The book is correct "? super String" means that the list may contain Strings or a supertype of String (eg. Object, CharSequence)

In you example:

List<? super String> superString = new ArrayList<>();
    superString.add(new String());// 1 
    superString.add(new Object()); // 2

Write operations:

1 - is valid for any type of list you could've created , since String is an Object, a CharSequence...

List<? super String> list = new ArrayList<Object>();
list.add("String");

2 - not valid because it doesn't cover all cases

List<? super String> list = new ArrayList<String>();
list.add(new Object());

Given the declared type List<? super String> you can only add Strings (and String subtypes) , anything less than a String (supertypes) may not correspond to the actual element type.

Example:

Here's an example :

interface MyInterface {

}

class MyInterfaceImpl implements MyInterface {

}

class MyInterfaceImplExtra extends MyInterfaceImpl {

}

You may have the following situations:

List<? super MyInterfaceImpl> myList = new ArrayList<MyInterfaceImpl>();

Doesn't compile because myList variable may point to a list of either MyInterfaceImpl or MyInterface or Object. When adding to the list it's unclear exactly what kind of list you actually have, thus you are allowed only values that are applicable for all cases.

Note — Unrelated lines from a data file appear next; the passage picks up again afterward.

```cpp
template <bool LP_OUT, int ACT>
__device__ __forceinline__ float epi_act(float v) {
    if constexpr (ACT == MADTP_ACT_GELU_ERF) return LP_OUT ? gelu_fast(v) : 0.5f * v * (1.0f + erff(v * 0.70710678118654752440f));
    else if constexpr (ACT == MADTP_ACT_QUICK_GELU)
        return LP_OUT ? v * __builtin_amdgcn_rcpf(1.0f + __builtin_amdgcn_exp2f(-1.702f * 1.4426950408889634f * v))
                      : v / (1.0f + expf(-1.702f * v));
    else if constexpr (ACT == MADTP_ACT_RELU) return fmaxf(v, 0.0f);
    else return v;
}

template <bool LP_OUT>
__host__ __device__ __forceinline__ constexpr int wfrag_row(int j, int rho) {
    return LP_OUT ? 32 * (j >> 1) + 8 * (rho >> 2) + 4 * (j & 1) + (rho & 3) : 16 * j + rho;
}

template <int OM, int ACT, bool HAS_RES, int FM, int FN, int BM, int BN, bool FAST_ONLY = false, int RM = 1, int RN = 1>
__device__ __forceinline__ void epilogue(const GemmArgs& g, const f32x4 (&acc)[FM][FN], const f32x4 (&res)[RM][RN],
                                         int m0, int n0, int wr, int wc, int l16, int grp4, size_t c_off) {
    constexpr bool LP_OUT = OM != OM_F32;
    constexpr bool FAST_ACT = OM == OM_BF16 || OM == OM_F16;
    const bool c_bf16 = g.ldc < 0;
    const int ldc = c_bf16 ? -g.ldc : g.ldc;
            const int col_w = n0 + wc * (BN / 2);
            if (FAST_ONLY || g.fast_epi) {
                constexpr int NJ = LP_OUT ? FN / 2 : FN;
                constexpr int NV = LP_OUT ? 2 : 1;
                constexpr int CSZ = LP_OUT ? 2 : 4;
                constexpr bool RES_PREF = !LP_OUT && RM == FM;
                float range_mx = 0.f;
                const int row_t = m0 + wr * (BM / 2);
                const int rows_valid = max(min(g.M - row_t, BM / 2), 0);
                const unsigned long long cb = (unsigned long long)((char*)g.C + (c_off + (size_t)((g.dbg & 8) ? (row_t & 127) : row_t) * ldc) * CSZ);
                const unsigned cb_lo = __builtin_amdgcn_readfirstlane((unsigned)cb);
                const unsigned cb_hi = __builtin_amdgcn_readfirstlane((unsigned)(cb >> 32));
                const __amdgpu_buffer_rsrc_t crsrc = __builtin_amdgcn_make_buffer_rsrc(
                    (void*)(((unsigned long long)cb_hi << 32) | cb_lo), 0,
                    __builtin_amdgcn_readfirstlane(rows_valid * ldc * CSZ), 0x00020000);
                int colv[NJ];
                bool cok[NJ];
                f32x4 bv[NJ][NV];
#pragma unroll
                for (int jv = 0; jv < NJ; ++jv) {
                    colv[jv] = col_w + (LP_OUT ? 32 * jv + 8 * grp4 : 16 * jv + 4 * grp4);
                    cok[jv] = colv[jv] < g.N;
#pragma unroll
                    for (int u = 0; u < NV; ++u) bv[jv][u] = (f32x4){0.f, 0.f, 0.f, 0.f};
                }
                if (g.bias) {
#pragma unroll
                    for (int jv = 0; jv < NJ; ++jv)
#pragma unroll
                        for (int u = 0; u < NV; ++u) bv[jv][u] = *(const f32x4*)(g.bias + (cok[jv] ? colv[jv] : 0) + 4 * u);
                }
                constexpr bool RES_LOAD = HAS_RES && !RES_PREF;
                constexpr int IC = RES_LOAD ? (FM > 2 ? FM / 2 : FM) : FM;
                f32x4 rv[RES_LOAD ? IC : 1][RES_LOAD ? NJ : 1][NV];
#pragma unroll
                for (int i0 = 0; i0 < FM; i0 += IC) {
                    if constexpr (RES_LOAD) {
#pragma unroll
                        for (int ii = 0; ii < IC; ++ii) {
                            const int row = min(row_t + l16 + 16 * (i0 + ii), g.M - 1);
#pragma unroll
                            for (int jv = 0; jv < NJ; ++jv) {
                                const float* rp = g.residual + (size_t)row * g.ldr + (cok[jv] ? colv[jv] : 0);
#pragma unroll
                                for (int u = 0; u < NV; ++u) rv[ii][jv][u] = *(const f32x4*)(rp + 4 * u);
                            }
                        }
                    }
                    if (RES_LOAD || i0 == 0) {
                        __builtin_amdgcn_sched_barrier(0);
                        __builtin_amdgcn_s_waitcnt(0x0F70);
                        __builtin_amdgcn_sched_barrier(0);
                    }
#pragma unroll
                    for (int ii = 0; ii < IC; ++ii) {
                        const int i = i0 + ii;
#pragma unroll
                        for (int jv = 0; jv < NJ; ++jv) {
                            f32x4 v[NV];
#pragma unroll
                            for (int u = 0; u < NV; ++u) {
#pragma unroll
                                for (int e = 0; e < 4; ++e)
                                    v[u][e] = epi_act<FAST_ACT, ACT>(fmaf(acc[i][NV * jv + u][e], g.acc_scale, bv[jv][u][e])) * g.out_scale;
                                if constexpr (RES_PREF && HAS_RES) v[u] += res[i][jv];
                                if constexpr (RES_LOAD) v[u] += rv[ii][jv][u];
                            }
                            const unsigned off = cok[jv] ? (unsigned)((16 * i + l16) * ldc + colv[jv]) * CSZ : 0x80000000u;
                            u32x4 bits;
                            if constexpr (OM == OM_F16S) {
                                u32x4 lo_bits;
                                split_f16x8(v[0], v[1], bits, lo_bits);
                                __builtin_amdgcn_raw_buffer_store_b128(lo_bits, crsrc, cok[jv] ? off + (unsigned)g.N * 2u : off, 0, 0);
                                range_mx = f16_range_acc(f16_range_acc(range_mx, v[0]), v[1]);
                            } else if constexpr (OM == OM_BF16) bits = __builtin_bit_cast(u32x4, pack_bf16x8(v[0], v[1]));
                            else if constexpr (OM == OM_F16) {
                                bits = __builtin_bit_cast(u32x4, pack_f16x8(v[0], v[1]));
                            }
                            else bits = __builtin_bit_cast(u32x4, v[0]);
                            __builtin_amdgcn_raw_buffer_store_b128(bits, crsrc, off, 0, 0);
                        }
                    }
                }
                if constexpr (OM == OM_F16S) f16_range_raise(g.range_flag, !(range_mx < 65520.0f));
            } else if constexpr (!FAST_ONLY) {
#pragma unroll
                for (int j = 0; j < FN; ++j)
#pragma unroll
                    for (int r = 0; r < 4; ++r) {
                        const int col = col_w + wfrag_row<LP_OUT>(j, 4 * grp4 + r);
                        if (col >= g.N) continue;
                        const float bv = g.bias ? g.bias[col] : 0.0f;
#pragma unroll
                        for (int i = 0; i < FM; ++i) {
                            const int row = m0 + wr * (BM / 2) + i * 16 + l16;
                            if (row >= g.M) continue;
                            float v = epi_act<FAST_ACT, ACT>(fmaf(acc[i][j][r], g.acc_scale, bv)) * g.out_scale;
                            if (g.residual) v += g.residual[(size_t)row * g.ldr + col];
                            const size_t ci = c_off + (size_t)row * ldc + col;
                            if constexpr (OM == OM_F16S) {
                                const _Float16 h = (_Float16)v;
                                ((_Float16*)g.C)[ci] = h;
                                ((_Float16*)g.C)[ci + g.N] = (_Float16)((v - (float)h) * F16S_LO_SCALE);
                                f16_range_raise(g.range_flag, f16_range_bad(v));
                            } else if constexpr (OM == OM_F16) {
                                ((_Float16*)g.C)[ci] = (_Float16)v;
                                f16_range_raise(g.range_flag, f16_range_bad(v));
                            } else if (c_bf16) ((bf16_t*)g.C)[ci] = f32_to_bf16(v);
                            else ((float*)g.C)[ci] = v;
                        }
                    }
            }
}

}
```

madtp_amd/csrc/gemm_pp.hip:

```cpp
#include "gemm_device.h"
#include <stdlib.h>
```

myList.add(new MyInterface(){}); // - compile error "not applicable for the arguments"
myList.add(new MyInterfaceImpl()); // - works fine
myList.add(new MyInterfaceImplExtra()); // - works fine

An example where you get a list of values. The element type is Object , a more concrete type can't be guaranteed. For example here you expect Strings but get a List<? super String> that actually contains Objects so you get a java.lang.ClassCastException

List<String> result = (List<String>) getList();
 System.out.println(result.get(0));

 public static List<? super String> getList(){
    List<Object> list = new ArrayList<Object>();
    list.add(new Object());
    return list;
 }

Usage example in Java 8 :

You have the following method declaration in the Stream interface that restricts the predicate type to be T or supertype.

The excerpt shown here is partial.